You can elect to honor it and be a door mat, you can honor it and put boundaries down on what you will and will not tolerate (that will be enough of an issue for you to break your part of the covenant that is already broken), or you can count your blessings that she revealed her true character before kids were involved.

That being said, there are so many other women out there who would love a man in a uniform, even willing to be loyal and faithful to you for the rest of your lives.

Dating sucks for sure, but at this point, you have nothing to lose.


----------



## Nikki1023 (Sep 24, 2011)

Umm, yeah. Ive heard that story before. The guys shes talking to, is he in the military? How does she know him..where did they meet. Those are all things you HAVE to consider. When you get married to someone, yes, you should trust them...but that dosent mean even when they feed you b/s. As her husband you have every right to know what she's doing and why. And if she feels like your opinion or feelings in a situation dosent matter..well then why did she get marry and vow to be connected to you? You should never feel guilty for asking a question..she should feel guilty that you have to even ask it in the first place.
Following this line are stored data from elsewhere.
static const char* kTimeClassNames[TC_COUNT] = {"gemm_qkv_rope", "attention", "gemm_o_resid", "gemm_gateup_swiglu", "gemm_down_resid",
// ... 837 lines not shown
            const blim_prefix_cache* pc = e->pc_fill;
            const int kvh = 2 * c.num_kv_heads * 128;
            TRY(launch_kv_capture(qkv, (int64_t)pf * e->qkv_n, (int64_t)c.num_heads * 128, (cA && pc->comp) ? e->qkv_n : 0, kvh, e->pc_cap_row, T,
                                  pc->kv + (int64_t)li * pc->max_len * pc->kv_w, pc->slot_stride, pc->kv_w, kvh, pc->max_len, pc->n_slots, s));
        }
        {
            SpanGuard g(e, s, TC_ATTN, 0);
            AttnParams a;
            a.dtype = c.compute_dtype;
            a.qkv = qkv; a.ldq = (int64_t)pf * e->qkv_n; a.num_heads = c.num_heads; a.num_kv_heads = c.num_kv_heads;
            a.key_visible = b->key_visible; a.seq_start = b->seq_start; a.seq_len = b->seq_len; a.pfx_start = b->pfx_start; a.pfx_len = b->pfx_len;
            a.blk_seq = b->blk_seq; a.blk_q0 = b->blk_q0; a.own_start = b->own_start; a.n_blocks = b->n_blocks; a.out = attn; a.ldo = (int64_t)pf * Hq; a.scale = 0.08838834764831845f;
            a.v_lo_off = cA ? e->qkv_n : 0; a.out_lo_off = cO ? Hq : 0;
            a.out8 = nullptr; a.ldo8 = 0; a.out_mx = nullptr; a.mx_stride = 0; a.lse_out = nullptr;
            if (o8 && e->f8_fuse) { a.out8 = a8; a.ldo8 = H; a.out_mx = (uint8_t*)e->attn_mx.p; a.mx_stride = Tp; }
            if (e->pc_read) {
                const blim_prefix_cache* pc = e->pc_read;
                AttnPcParams pa;
                static_cast<AttnParams&>(pa) = a;
                pa.pfx_cache = pc->kv + (int64_t)li * pc->max_len * pc->kv_w; pa.pfx_slot = e->pc_slot; pa.pc_slot_stride = pc->slot_stride; pa.pc_ld = pc->kv_w;
                pa.pc_lo_off = pc->comp ? 2 * c.num_kv_heads * 128 : 0; pa.pc_n_slots = pc->n_slots; pa.pc_max_len = pc->max_len;
                TRY(launch_attention_cached(pa, s));
            } else {
                TRY(launch_attention(a, e->attn_tr, s));
            }
            if (e->masked_query_zero) TRY(launch_zero_rows(attn, (int64_t)pf * Hq, b->key_visible, T, (int)(pf * Hq), s));
        }
        const bool fuse_o = o8 && e->f8_fuse;
        if (o8 && !fuse_o) { SpanGuard g(e, s, TC_QUANT, 0); TRY(launch_quant_rows(attn, H, T, H, c.compute_dtype, a8, sa, s)); }
        if (prune && li == c.num_layers - 1) {
            bf16_t* attn_live = act;
            float* rl = (float*)e->resid_live.p;
            {
                SpanGuard g0(e, s, TC_MISC, 0);
                TRY(launch_gather_rows(attn_live, attn, live_rows, n_live, (int64_t)pf * Hq * 2, T, 0u, s));
                if (G) TRY(adapter_u(e, attn_live, (int64_t)pf * Hq, cO ? Hq : 0, n_live, H, &e->AD[li].ad[3], nullptr, nullptr, s));
                TRY(launch_gather_rows(rl, resid, live_rows, n_live, (int64_t)H * 4, T, 0x7fc00000u, s));
            }
            const double tl = (double)n_live;
            { SpanGuard g(e, s, TC_GEMM_O, 2.0 * tl * Hq * H * (cO ? 2 : 1));
              GemmParams p = gp3(e, attn_live, Hq, G ? (const void*)e->AD[li].wo_aug : (const void*)l.wo, n_live, H, rl, H, 0, pf, cO, false); p.ldc = H; p.lo_off = 0;
              if (lo6 && cO) { p = gp(c.compute_dtype, attn_live, 2 * Hq, G ? (const void*)e->AD[li].wo_aug : (const void*)l.wo, n_live, H, (int)Hq, rl, H);
                         TRY(attach_lo6(p, attn_live, 2 * Hq, n_live, (int)Hq, G ? e->AD[li].wo_aug6 : l.wo6)); }
              TRY(launch_gemm(EPI_RESID, p, s)); }
            { SpanGuard g(e, s, TC_NORM, 0);
              TRY(launch_rmsnorm(rl, H, nullptr, n_live, H, l.norm2, c.rms_eps, xn, c.compute_dtype, nullptr, s, 0, pfm * H, (cG && !n2_tiles) ? xn + H : nullptr, true, n2_tiles ? (uint8_t*)e->a6.p : nullptr)); }
            { SpanGuard g(e, s, TC_GEMM_GATEUP, 4.0 * tl * H * I * (cG ? 2 : 1));
// ... 583 lines not shown
    ARG_CHECK(A_hilo && W && a6 && w6 && C && K % 128 == 0);
    hipStream_t s = (hipStream_t)stream;
    TRY(launch_f6_tiles((const bf16_t*)W, K, N, K, DT_F16, true, (uint8_t*)w6, s));
    TRY(launch_f6_tiles((const bf16_t*)A_hilo + K, 2 * (int64_t)K, M, K, DT_F16, false, (uint8_t*)a6, s));
    HIP_TRY(hipMemsetAsync(C, 0, (size_t)M * N * 4, s));
    GemmParams p = gp(DT_F16, A_hilo, 2 * (int64_t)K, W, M, N, K, C, N);
    p.A6 = (const uint8_t*)a6; p.W6 = (const uint8_t*)w6; p.K6 = K;
    return launch_gemm(EPI_RESID, p, s);
}
extern "C" int blim_quant_rows(const void* in16, int64_t ld, int64_t n_rows, int32_t K, int32_t dtype16, void* out8, float* scale, void* stream) {
    ARG_CHECK(dtype16 == BLIM_COMPUTE_BF16 || dtype16 == BLIM_COMPUTE_F16);
    return launch_quant_rows((const bf16_t*)in16, ld, n_rows, K, dtype16, (uint8_t*)out8, scale, (hipStream_t)stream);
}
extern "C" int blim_gemm_f8(const void* A8, int64_t lda, const float* a_scale, const void* W8, const float* w_scale, int32_t M, int32_t N, int32_t K,
                            void* C, int64_t ldc, void* stream) {
    GemmParams p = gp8(A8, lda, a_scale, W8, w_scale, M, N, K, C, ldc);
    return launch_gemm(EPI_BF16, p, (hipStream_t)stream);
}
extern "C" int blim_attention(const blim_attention_args* args, void* stream) {
    ARG_CHECK(args && args->struct_bytes >= (int64_t)offsetof(blim_attention_args, lse_out));
    blim_attention_args a;
    memset(&a, 0, sizeof a);
    memcpy(&a, args, (size_t)std::min<int64_t>(args->struct_bytes, (int64_t)sizeof a));
    const blim_batch* b = a.batch;
    ARG_CHECK(b && a.qkv && a.out);
    ARG_CHECK(b->n_tokens > 0 && b->n_seqs > 0 && b->n_blocks > 0);
    ARG_CHECK(b->key_visible && b->seq_start && b->seq_len && b->pfx_start && b->pfx_len && b->blk_seq && b->blk_q0);
    ARG_CHECK(a.dtype16 == BLIM_COMPUTE_BF16 || a.dtype16 == BLIM_COMPUTE_F16);
    ARG_CHECK(a.num_heads > 0 && a.num_kv_heads > 0 && a.num_heads % a.num_kv_heads == 0);
    if (a.num_heads / a.num_kv_heads > 8) { blim_set_error("attention: %d query heads per kv head > 8 unsupported", a.num_heads / a.num_kv_heads); return BLIM_ERR_ARG; }
    ARG_CHECK(a.ldq % 8 == 0 && a.ldo % 4 == 0 && a.v_lo_off >= 0 && a.out_lo_off >= 0 && a.v_lo_off % 8 == 0 && a.out_lo_off % 4 == 0);
    const int64_t qn = (int64_t)(a.num_heads + 2 * a.num_kv_heads) * 128, hn = (int64_t)a.num_heads * 128, cn = (int64_t)2 * a.num_kv_heads * 128;
    ARG_CHECK(a.ldq >= qn && a.ldo >= hn);
    if (a.v_lo_off && (a.v_lo_off < qn || a.v_lo_off + qn > a.ldq)) { blim_set_error("attention: the lo parts at v_lo_off overlap [q | k | v] or leave the row (ldq)"); return BLIM_ERR_ARG; }
    if (a.out_lo_off && (a.out_lo_off < hn || a.out_lo_off + hn > a.ldo)) { blim_set_error("attention: the lo output at out_lo_off overlaps the output or leaves the row (ldo)"); return BLIM_ERR_ARG; }
    if ((a.v_lo_off || a.out_lo_off) && !a.use_tr_read) { blim_set_error("attention: the compensated forms read V transposed (use_tr_read = 1)"); return BLIM_ERR_ARG; }
    if (a.out8) {
        ARG_CHECK(a.out_mx && a.dtype16 == BLIM_COMPUTE_F16 && a.ldo8 >= (int64_t)a.num_heads * 128 && a.ldo8 % 4 == 0 && a.mx_stride >= ((b->n_tokens + 255) / 256) * 256);
        if (a.v_lo_off || a.out_lo_off || a.lse_out) { blim_set_error("attention: the fused e4m3 output belongs to the plain form, without lse_out"); return BLIM_ERR_ARG; }
    }
    AttnPcParams p;
    memset(&p, 0, sizeof p);
    p.dtype = a.dtype16 == BLIM_COMPUTE_F16 ? DT_F16 : DT_BF16;
    p.qkv = (const bf16_t*)a.qkv; p.ldq = a.ldq; p.num_heads = a.num_heads; p.num_kv_heads = a.num_kv_heads;
    p.key_visible = b->key_visible; p.seq_start = b->seq_start; p.seq_len = b->seq_len; p.pfx_start = b->pfx_start; p.pfx_len = b->pfx_len;
    p.blk_seq = b->blk_seq; p.blk_q0 = b->blk_q0; p.own_start = b->own_start; p.n_blocks = b->n_blocks; p.out = (bf16_t*)a.out; p.ldo = a.ldo; p.scale = a.scale;
    p.v_lo_off = a.v_lo_off; p.out_lo_off = a.out_lo_off;
    p.out8 = (uint8_t*)a.out8; p.ldo8 = a.ldo8; p.out_mx = (uint8_t*)a.out_mx; p.mx_stride = a.mx_stride; p.lse_out = a.lse_out;
    if (!a.pfx_cache) return launch_attention(p, a.use_tr_read, (hipStream_t)stream);
    if (a.out8 || a.lse_out) { blim_set_error("attention: the prefix-cache forms write a 16-bit output and no lse"); return BLIM_ERR_ARG; }
    if (!a.use_tr_read) { blim_set_error("attention: the prefix-cache forms read V transposed (use_tr_read = 1)"); return BLIM_ERR_ARG; }
    if (a.v_lo_off != 0 && a.pc_lo_off == 0) { blim_set_error("attention: a compensated call needs a prefix cache that holds lo parts"); return BLIM_ERR_ARG; }
    ARG_CHECK(a.pfx_slot && a.pc_n_slots > 0 && a.pc_max_len > 0 && a.pc_ld % 8 == 0 && a.pc_lo_off % 8 == 0 && a.pc_slot_stride % 8 == 0 && a.pc_lo_off >= 0);
    ARG_CHECK(a.pc_ld >= cn && a.pc_slot_stride >= a.pc_max_len * a.pc_ld);
    if (a.pc_lo_off && (a.pc_lo_off < cn || a.pc_lo_off + cn > a.pc_ld)) { blim_set_error("attention: the cache's lo parts at pc_lo_off overlap [k | v] or leave the row (pc_ld)"); return BLIM_ERR_ARG; }
    p.pfx_cache = (const bf16_t*)a.pfx_cache; p.pfx_slot = a.pfx_slot; p.pc_slot_stride = a.pc_slot_stride; p.pc_ld = a.pc_ld; p.pc_lo_off = a.pc_lo_off;
    p.pc_n_slots = a.pc_n_slots; p.pc_max_len = a.pc_max_len;
    return launch_attention_cached(p, (hipStream_t)stream);
}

Beating a dead horse is aggravating..but trust me, when you pry enough, you find more things out.


----------



## Homemaker_Numero_Uno (Jan 18, 2011)

A woman surely knows that hanging out with a guy friend she has only just become acquainted with is going to be disturbing to her husband. Bringing up how other people would act, trying to minimize the friendship, trying to say you are insecure, and telling you what is going to happen before it happens to someone make it okay for her to hang out with him is all silly stuff that little kids do when they want to get away with something and need some wiggle room to quibble and so forth. I'd just leave and find a real women if she cannot get it through her head that being alone with a guy socially who is not her brother or father or whatever is just plain wrong. I have guy friends. My husband knows I have guy friends. I do not 'hang' with my guy friends. I see them in class or when I am with my husband. They get introduced. They talk. I get it that my guy friends like me a lot. Duh, otherwise they wouldn't be friends! But do I spend time with them alone, no. Being my friend and knowing I am married and would like to have a terrific married relationship with my husband, would they even want to spend time with me alone? No! And even if they wanted to, they wouldn't ask. Geez. This guy is no friend. He is just trying to see how far he can go and your wife is too. Getting you angry and upset is going to give them another so-called justification for being friends. Well, he can say, I was just helping her out because her husband was such a control freak and always angry at her when she 'wasn't doing anything'. Your W sounds like a woman my H was 'friends' with. Ugh. Goading her H on like that and then turning to my H for support because her H was such an 'angry' guy. My H did the same thing to me. Don't fall for that. Just keep your cool and move out or ask her to move out and refuse to be in a relationship with someone who is going to jerk you around and mess with your emotions in a way you would never intentionally inflict on yourself. A partnership is a partnership. You have to be treated by your spouse the same way you treat yourself. If what she is doing feels wrong and you have communicated that to her and she still does it because of her LOGIC, it's still wrong. Her having a reason doesn't make it right.


----------



## tacoma (May 1, 2011)

miltomil said:


> So next is, if she does stop talking to this guy. Do I let my guard down or should I be on watch like an infantry man on the frontlines?


Yes, most definately.

I`ve been married for 12 years and to my knowledge my wife has never cheated.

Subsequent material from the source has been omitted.